Background: Schwannomas are mesenchymal tumors arising from neural sheath cells and whose diagnosis is based on immunohistochemistery. The digestive and especially colonic location of this tumor is rare. Commonly described in elderly patient, their malignancy is unusual.

Case report: We report the case of a 23-year-old girl, with learning disability, operated in emergency for acute peritonitis. Peroperatively, we discovered a peritonitis secondary to a bulky perforated cecal tumor. We performed a right colectomy and an ileostomy. The posterior margin of the resection was macroscopically involved. The diagnosis of colonic schwannoma was confirmed with immunopathological examination of the surgical specimen.
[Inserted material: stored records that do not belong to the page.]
# luciddreamer-cvlab/LucidDreamer

Hardware: AMD Instinct MI355X
Metric: views/sec fwd+bwd @1080p (1e6 Gaussians) (higher is better)
Workload: dtype f32

## Files before the change

### luciddreamer_amd/build.py

```python
import os
import shutil
import subprocess
import sys

_HERE = os.path.dirname(os.path.abspath(__file__))
CSRC = os.path.join(_HERE, "csrc")
LIBDIR = os.path.join(_HERE, "lib")
OBJDIR = os.path.join(LIBDIR, "obj")
LIB_PATH = os.path.join(LIBDIR, "liblucid_raster.so")
INCLUDE = os.path.join(os.path.dirname(_HERE), "include")

COMMON_FLAGS = ["--offload-arch=gfx950", "-O3", "-std=c++17", "-fPIC", "-munsafe-fp-atomics",
                "-fno-gpu-rdc", "-Wall", "-Wno-unused-function", "-I", INCLUDE]
SOURCES = {
    "preprocess.hip": ["-ffp-contract=off", "-fno-slp-vectorize"],
    "binning.hip": [],
    "tilebin.hip": [],
    "render_fwd.hip": ["-fno-slp-vectorize"],
    "render_bwd.hip": ["-fno-slp-vectorize"],
    "gauss_bwd.hip": [],
    "knn.hip": [],
    "loss.hip": ["-fno-slp-vectorize"],
    "rows.hip": [],
    "adam.hip": [],
    "mcmc.hip": [],
    "filter3d.hip": ["-ffp-contract=off"],
    "video.hip": ["-ffp-contract=off"],
    "api.hip": [],
}


def hipcc():
    for cand in (os.environ.get("HIPCC"), shutil.which("hipcc"), "/opt/rocm/bin/hipcc"):
        if cand and os.path.exists(cand):
            return cand
    raise RuntimeError("hipcc not found (need ROCm >= 7.0 with gfx950 support)")


def _stale(target, deps):
    if not os.path.exists(target):
        return True
    t = os.path.getmtime(target)
    return any(os.path.getmtime(d) > t for d in deps)


def source_hash():
    import hashlib
    h = hashlib.sha1()
    names = sorted(f for f in os.listdir(CSRC) if f.endswith((".hip", ".h", ".cpp")))
    for path in [os.path.join(CSRC, f) for f in names] + [os.path.join(INCLUDE, "lucid_raster.h")]:
        h.update(os.path.basename(path).encode())
        with open(path, "rb") as f:
            h.update(f.read())
    return h.hexdigest()[:12]


def _write_hash_header():
    path = os.path.join(OBJDIR, "lr_src_hash.h")
    text = f'#define LR_SRC_HASH "{source_hash()}"\n'
    old = open(path).read() if os.path.exists(path) else None
    if old != text:
        with open(path, "w") as f:
            f.write(text)
    return path


DIAG_LIBDIR = os.path.join(_HERE, "lib_diag")


def build(force=False, verbose=False, diagnostics=False):
    libdir = DIAG_LIBDIR if diagnostics else LIBDIR
    objdir = os.path.join(libdir, "obj")
    lib_path = os.path.join(libdir, "liblucid_raster.so")
    os.makedirs(objdir, exist_ok=True)
    os.makedirs(OBJDIR, exist_ok=True)
    cc = hipcc()
    hash_header = _write_hash_header()
    headers = [os.path.join(CSRC, "common.h"), os.path.join(CSRC, "gauss_bwd_body.h"), os.path.join(CSRC, "loss_ssim_fwd_body.h"),
               os.path.join(CSRC, "loss_ssim_bwd_body.h"), os.path.join(INCLUDE, "lucid_raster.h"), os.path.abspath(__file__)]
    objs = []
    procs = []
    for src, extra in SOURCES.items():
        sp = os.path.join(CSRC, src)
        op = os.path.join(objdir, src.replace(".hip", ".o"))
        if diagnostics:
            extra = extra + ["-DLR_DIAGNOSTICS"]
        objs.append(op)
        deps = [sp] + headers + ([hash_header] if src == "api.hip" else [])
        if force or _stale(op, deps):
            cmd = [cc, "-c", sp, "-o", op] + COMMON_FLAGS + ["-I", OBJDIR] + extra + os.environ.get("LR_EXTRA_HIPCC_FLAGS", "").split()
            if verbose:
                print(" ".join(cmd), flush=True)
            procs.append((src, subprocess.Popen(cmd, stdout=subprocess.PIPE, stderr=subprocess.STDOUT, text=True)))
    failed = []
    for src, p in procs:
        out, _ = p.communicate()
        if p.returncode != 0:
            failed.append((src, out))
        elif verbose and out.strip():
            print(out)
    if failed:
        raise RuntimeError("hipcc failed:\n" + "\n".join(f"--- {s} ---\n{o}" for s, o in failed))
    if force or procs or _stale(lib_path, objs):
        cmd = [cc, "-shared", "-fPIC", "--offload-arch=gfx950", "-o", lib_path] + objs
        if verbose:
            print(" ".join(cmd), flush=True)
        subprocess.check_call(cmd)
    return lib_path


EXT_SRC = os.path.join(CSRC, "torch_ext.cpp")


def ext_path():
    import sysconfig
    return os.path.join(_HERE, "_C_ext" + sysconfig.get_config_var("EXT_SUFFIX"))


def build_ext(force=False, verbose=False):
    import sysconfig
    import torch
    from torch.utils import cpp_extension as ce
    out = ext_path()
    deps = [EXT_SRC, os.path.join(INCLUDE, "lucid_raster.h"), os.path.abspath(__file__)]
    if not force and not _stale(out, deps):
        return out
    rocm = os.environ.get("ROCM_PATH", "/opt/rocm")
    cmd = ["g++", "-O2", "-std=c++17", "-fPIC", "-shared", "-w", EXT_SRC, "-o", out,
           "-DTORCH_EXTENSION_NAME=_C_ext", "-DTORCH_API_INCLUDE_EXTENSION_H", "-DUSE_ROCM", "-D__HIP_PLATFORM_AMD__",
           f"-D_GLIBCXX_USE_CXX11_ABI={int(torch._C._GLIBCXX_USE_CXX11_ABI)}", "-I", INCLUDE, "-I", os.path.join(rocm, "include"),
           "-I", sysconfig.get_paths()["include"]]
# ... 19 lines not shown
```

### luciddreamer_amd/csrc/api.hip

```cpp
#include "common.h"
#include "../../include/lucid_raster.h"
#include "lr_src_hash.h"

#include <cstdio>
#include <cstdlib>
#include <cstddef>
#include <cstring>
#include <cmath>
#include <map>
#include <atomic>
#include <chrono>
#include <mutex>
#include <thread>
#include <string>
#include <vector>

namespace {

thread_local std::string g_last_error;

int fail(int code, const std::string& msg)
{
    g_last_error = msg;
    return code;
// ... 15 lines not shown
            if (e__ == hipSuccess) e__ = hipGetLastError();                                       \
            if (e__ != hipSuccess)                                                                \
                return fail(LR_ERR_HIP, std::string("[HIP ERROR] after ") + what + ": " + hipGetErrorString(e__)); \
        }                                                                                         \
    } while (0)
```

Surgical exploration 4 months later and morphological investigations during 2 years showed stability of the tumoral residue in the right iliac fossa. However, we noticed, on CT scanning control 2 years postoperatively, the appearance of a mesenteric recurrence. Exploratory laparotomy confirmed the unresectability of this mesenteric mass and showed the presence of multiple parietal nodules whose biopsies revealed their neurofibromatous nature. The 4 year follow-up of the patient didn't reveal any complication rather than need to right nephrostomy due to ureter compression by the primary tumoral residue.

Discussion: Colonic schwannoma is a rare disease, commonly described in uncomplicated stages. The learning disability of our patient had favorized the absence of declared symptoms and promoted the evolution of the cecal swhannoma until its perforation. This complication was not described before. Local recurrence has been also rarely reported in the literature. Association with neurofibroma may be hereditary in a context of neurofibromatosis or sporadic.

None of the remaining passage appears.